I never thought I would agree with Chuck Grassely. He's an angry, old, white man who represents the angry, old, white people of Iowa. We just run in different circles. But I have to hand it to the asshole. He said that the thieving bastards from AIG who want to walk away with 165 Mil of tax payer money should either give up the money or publicly kill themselves. I think it's about time people started talking about violence as a remedy for our financial woes. Hanging bastards like Jeff Skilling, Dennis Kozlowski's and Bernie Madoff off the side of a bridge from their nutsacks won't bring a single dime back to the investors or taxpayers.
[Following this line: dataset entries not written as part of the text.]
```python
def attention_bwd(dtype, q, k, v, o, do, lse, B, H, Lq, Lk, dq, dk, dv, kpm=None, amask=None, drop_p=0.0, seed=0,
                  seed_ptr=None):
    if L.LAUNCH_LOG is not None:
        L.LAUNCH_LOG['attention:' + attention_instance(dtype, q, k, v, o, Lq, Lk, amask, drop_p, do, dq, dk, dv)] += 1
    L.check(L.load().sedt_attention_bwd(_p(q), q.stride(0), _p(k), k.stride(0), _p(v), v.stride(0), _p(o), o.stride(0),
                                        _p(do), do.stride(0), _p(lse), _p(kpm), _p(amask), _p(dq), dq.stride(0), _p(dk),
                                        dk.stride(0), _p(dv), dv.stride(0), B, H, Lq, Lk, drop_p, seed & 0xffffffff,
                                        _p(seed_ptr), dtype, L.stream_ptr()), 'attention_bwd')
    return dq, dk, dv


NO_RIDE = _dev_env('SEDT_CO_NORIDE', '0') == '1'
CONV3_DIRECT = _dev_env('SEDT_CONV3_DIRECT', '1') != '0'
STEM_DIRECT = _dev_env('SEDT_STEM_DIRECT', '1') != '0'
SLAB_ENC = _dev_env('SEDT_SLAB_ENC', '1') != '0'
SLAB_ENC_BWD = _dev_env('SEDT_SLAB_ENC_BWD', '1') != '0'


SLAB_MIN_WGS = 192
SLAB_MAX_WGS = 320

# ... 849 lines not shown
```

sound_event_detection_transformer_amd/sedt/sedt.py:

```python
import torch
from torch import nn

from .. import functional as Fn
from .. import ops, packing, runtime
from ..ops import ACT_NONE, ACT_RELU, ACT_SIGMOID
from ..utilities.utils import NestedTensor, nested_tensor_from_tensor_list


class HipLinear(nn.Linear):

    def forward(self, x, act=ACT_NONE, out_f32=False):
        lead = x.shape[:-1]
        y = Fn.LinearFn.apply(x.reshape(-1, x.shape[-1]), self.weight, self.bias, act, out_f32, runtime.compute_dtype())
        return y.view(*lead, self.out_features)


class HipConv1x1(nn.Conv2d):

    relu_input = False
    input_bits = None

    def forward(self, x):
        B, C, H, W = x.shape
        tok = x.permute(0, 2, 3, 1).reshape(B * H * W, C)
        bits = self.input_bits() if (self.relu_input and self.input_bits is not None) else None
        if bits is not None and tuple(bits.shape) != (B * H * W, C // 8):
            bits = None
        y = Fn.LinearFn.apply(tok, self.weight.view(self.out_channels, self.in_channels), self.bias, ACT_NONE, False,
                              runtime.compute_dtype(), self.relu_input, bits)
        return y.view(B, H, W, self.out_channels).permute(0, 3, 1, 2)


class MLP(nn.Module):

    def __init__(self, input_dim, hidden_dim, output_dim, num_layers):
        super().__init__()
        self.num_layers = num_layers
        h = [hidden_dim] * (num_layers - 1)
        self.layers = nn.ModuleList(HipLinear(n, k) for n, k in zip([input_dim] + h, h + [output_dim]))

    def forward(self, x, final_act=ACT_NONE, out_f32=False):
        for i, layer in enumerate(self.layers):
            last = i == self.num_layers - 1
            x = layer(x, act=final_act if last else ACT_RELU, out_f32=out_f32 and last)
        return x


class SEDT(nn.Module):

    def __init__(self, backbone, transformer, num_classes, num_queries, aux_loss=False, dec_at=False, pooling=None):
        super().__init__()
        self.pool_mode = None
        if pooling is not None:
            if pooling not in ('max', 'avg', 'attn', 'weighted_sum') or (pooling == 'weighted_sum' and not dec_at):
                raise ValueError(f"pooling={pooling!r}: the reference defines max / avg / attn, and weighted_sum for dec_at models only "
                                 "(sedt.py:47-61, 98-100: without dec_at it fails there with a missing pooling_func)")
            self.pool_mode = pooling
        self.num_queries = num_queries
        self.transformer = transformer
        hidden_dim = transformer.d_model
        self.class_embed = HipLinear(hidden_dim, num_classes + 1)
        self.bbox_embed = MLP(hidden_dim, hidden_dim, 2, 3)
        self.input_proj = HipConv1x1(backbone.num_channels, hidden_dim, kernel_size=1)
        self.backbone = backbone
        body = getattr(backbone[0], 'body', None) if isinstance(backbone, nn.Sequential) else None
        if body is not None and hasattr(body, 'premasked_consumer'):
            self.input_proj.relu_input = True
            self.input_proj.input_bits = lambda: getattr(body, 'out_bits', None)
            body.premasked_consumer = True
        self.aux_loss = aux_loss
        self.dec_at = dec_at
        self.pooling = pooling
        if self.dec_at:
            self.query_embed = nn.Embedding(num_queries + 1, hidden_dim)
            self.weak_class_embed = HipLinear(hidden_dim, num_classes)
        else:
            self.query_embed = nn.Embedding(num_queries, hidden_dim)
        if self.pool_mode == 'attn':
            self.attn_dense_softmax = HipLinear(hidden_dim, num_classes)

    def pack_plan(self):
        dt, dev = runtime.compute_dtype(), self.query_embed.weight.device
        key = (dt, str(dev))
        plans = self.__dict__.setdefault('_plans', {})
        if key not in plans:
            def factory():
                body = self.backbone[0].body
                convs = []
                l34 = set(id(p_) for layer in (body.layer3, body.layer4) for p_ in layer.parameters())
                bn_only = [(body.conv1.weight, body.bn1.tensors())]
                for layer in (body.layer1, body.layer2, body.layer3, body.layer4):
                    for b in layer:
                        convs += [(b.conv1.weight, b.bn1.tensors()), (b.conv2.weight, b.bn2.tensors()), (b.conv3.weight, b.bn3.tensors())]
                        if b.downsample is not None:
                            convs.append((b.downsample[0].weight, b.downsample[1].tensors()))
                lin = [self.input_proj.weight]
                frags = []
                for l in self.transformer.encoder.layers:
                    lin += [l.self_attn.in_proj_weight, l.self_attn.out_proj.weight, l.linear1.weight, l.linear2.weight]
                    frags += [l.self_attn.in_proj_weight, l.self_attn.out_proj.weight, l.linear1.weight, l.linear2.weight]
                for l in self.transformer.decoder.layers:
                    lin += [l.self_attn.in_proj_weight, l.self_attn.out_proj.weight, l.multihead_attn.in_proj_weight,
                            l.multihead_attn.out_proj.weight, l.linear1.weight, l.linear2.weight]
                    frags += [l.self_attn.in_proj_weight, l.self_attn.out_proj.weight, l.multihead_attn.in_proj_weight,
                              l.multihead_attn.out_proj.weight, l.linear1.weight, l.linear2.weight]
                lin += [self.class_embed.weight] + [m.weight for m in self.bbox_embed.layers]
                frags += [m.weight for m in self.bbox_embed.layers[:2]]
                for name in ('weak_class_embed', 'patch2query', 'attn_dense_softmax'):
                    if hasattr(self, name):
                        lin.append(getattr(self, name).weight)
                if hasattr(self, 'feature_align'):
                    lin += [m.weight for m in self.feature_align.layers]
                fus = [(b, ops.BLOCK_FORMS.get(ops.fusable_form(b.cfg))) for layer in (body.layer1, body.layer2, body.layer3, body.layer4)
                       for b in layer]
                cfr = [w for b, row in fus if row and row.nops == 3 for w in (b.conv1.weight, b.conv2.weight, b.conv3.weight)]
                cfr += [w for b, row in fus if row and row.nops == 4
                        for w in (b.conv1.weight, b.conv2.weight, b.conv3.weight, b.downsample[0].weight)]
                if ops.IGEMM_BREG:
                    have = set(id(w) for w in cfr)
                    cfr += [w for w, _ in convs if id(w) not in have and id(w) in l34]
                return packing.PackPlan(dt, dev, convs, lin, bn_only, frags, cfr)
            plans[key] = packing.PlanSet(factory)
        return plans[key]

    def forward(self, samples):
        with self.pack_plan():
            return self._forward(samples)

    def _forward(self, samples):
        if isinstance(samples, (list, torch.Tensor)):
            samples = nested_tensor_from_tensor_list(samples)
        features, pos = self.backbone(samples)
        src, mask = features[-1].decompose()
        assert mask is not None
        out = {}
        hs, memory = self.transformer(self.input_proj(src), mask, self.query_embed.weight, pos[-1], enc_at_embed=None)
        q0 = 1 if self.dec_at else 0
        b = self.bbox_embed.layers
        wa = (self.weak_class_embed.weight, self.weak_class_embed.bias) if self.dec_at else (None, None)
        res = Fn.HeadsFn.apply(hs, self.class_embed.weight, self.class_embed.bias, b[0].weight, b[0].bias, b[1].weight, b[1].bias,
                               b[2].weight, b[2].bias, wa[0], wa[1], runtime.compute_dtype())
        cls_full, box_full = res[0], res[1]
        outputs_class, outputs_coord = cls_full[:, :, q0:, :], box_full[:, :, q0:, :]
        if self.dec_at:
            out['at'] = res[2].squeeze()
        out['pred_logits'] = outputs_class[-1]
        out['pred_boxes'] = outputs_coord[-1]
        if self.pool_mode is not None:
            mode, Q = self.pool_mode, cls_full.shape[2] - q0
            attn = self.attn_dense_softmax(hs[-1][:, q0:, :].contiguous(), out_f32=True) if mode == 'attn' else None
            at_p = Fn.PoolAtFn.apply(cls_full[-1], box_full[-1] if mode == 'weighted_sum' else None, attn, mode, q0, Q)
            out['at_p'] = at_p.squeeze() if mode in ('max', 'avg') else at_p
        if self.aux_loss:
            out['aux_outputs'] = self._set_aux_loss(outputs_class, outputs_coord)
            out['_stacked'] = (cls_full, box_full)
            out['_q0'] = q0
        return out

    def _set_aux_loss(self, outputs_class, outputs_coord):
        return [{'pred_logits': a, 'pred_boxes': b} for a, b in zip(outputs_class[:-1], outputs_coord[:-1])]
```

It would, however, give me a warm fuzzy feeling and personally I don't know what would be wrong with feeding the whole lot of them to a pack of hungry badgers, on prime time TV. Actually, if we could find someone to produce a show where these soft fingered, amoral, lowlifes have to run through a maze of death only to be dismembered if they make it out anyway, I would actually consider watching TV again (other than BSG, of course, (please don't go!))
I think we could have a celebrity version of the "Labyrinth of Reprisal" or "The Great Reparation Relay" (Mark Burnett, eat your heart out). We could actually start with Chuck Grassley. He did, after all, TAKE "119 earmarks totaling nearly $120 million" according to the Iowa Independent, so in that sense he's as much a thieving piece of shit as those AIG types.
It's like this, those fuckers on 9/11 killed 3000 people in the blink of an eye. It sucked and we retaliated as only we Americans can; we bombed the shit out of brown people. Right? We threw cab drivers in prison indefinitely and tortured and maimed and let GWB take a big ol' shit on our Constitution and ultimately we killed an assload of people as retribution for the death of our 3000. We took our pound of flesh and declared a "War on Terror" and we called it justice when we shocked and awed those mother fuckers "over there".
Now, all of a sudden, the bad guys are wearing $10k black Armani suits and for some reason we have to treat them with kidgloves. We have to follow the letter of the law; the lawyers have to open their appointment books and the justice Department has to ask politely for affidavits. Does the law request a hearing when a young black kid in the ghetto sells a joint on a street corner? Do the Sheriff's Deputies knock politely on the door of a family who is being evicted because they can't pay the mortgage? NO! The law brings in the bulldozers, pops off the flash bangs and wrestles your 90 year old granny to the ground with a a Jiu-jitsu death choke!
Yet, these "greed is good", Ayn Rand and Henry Kissinger worshipping mother fuckers have been the cause of more suicides, poverty and general misery in the US and worldwide for the last 30 years than any camel fucking terrorist. They have brought our country to the brink of economic collapse and have destroyed lives with their corrupted souls and "fuck you = more for me" approach to making a living. Suicide is too good for them; ALL OF THEM! I say, let's watch them run for their lives. Let's grab pitchforks and chase them down alleyways and watch the gutters fill with blood. Let's write about them in history books as the thieves that tried to destroy us all. Let's soil their names and wreck their lives for generations to come the way they have ruined our credit and turned our lives upside down. BLOOD! BLOOD! BLOOD!
Or we could just make them pay back all of the money they stole, make "short selling" illegal from now on and outlaw earmarks permanently. At least that would be a start.

Saturday, March 07, 2009

Craig Ferguson: In the Land of the Unfunny...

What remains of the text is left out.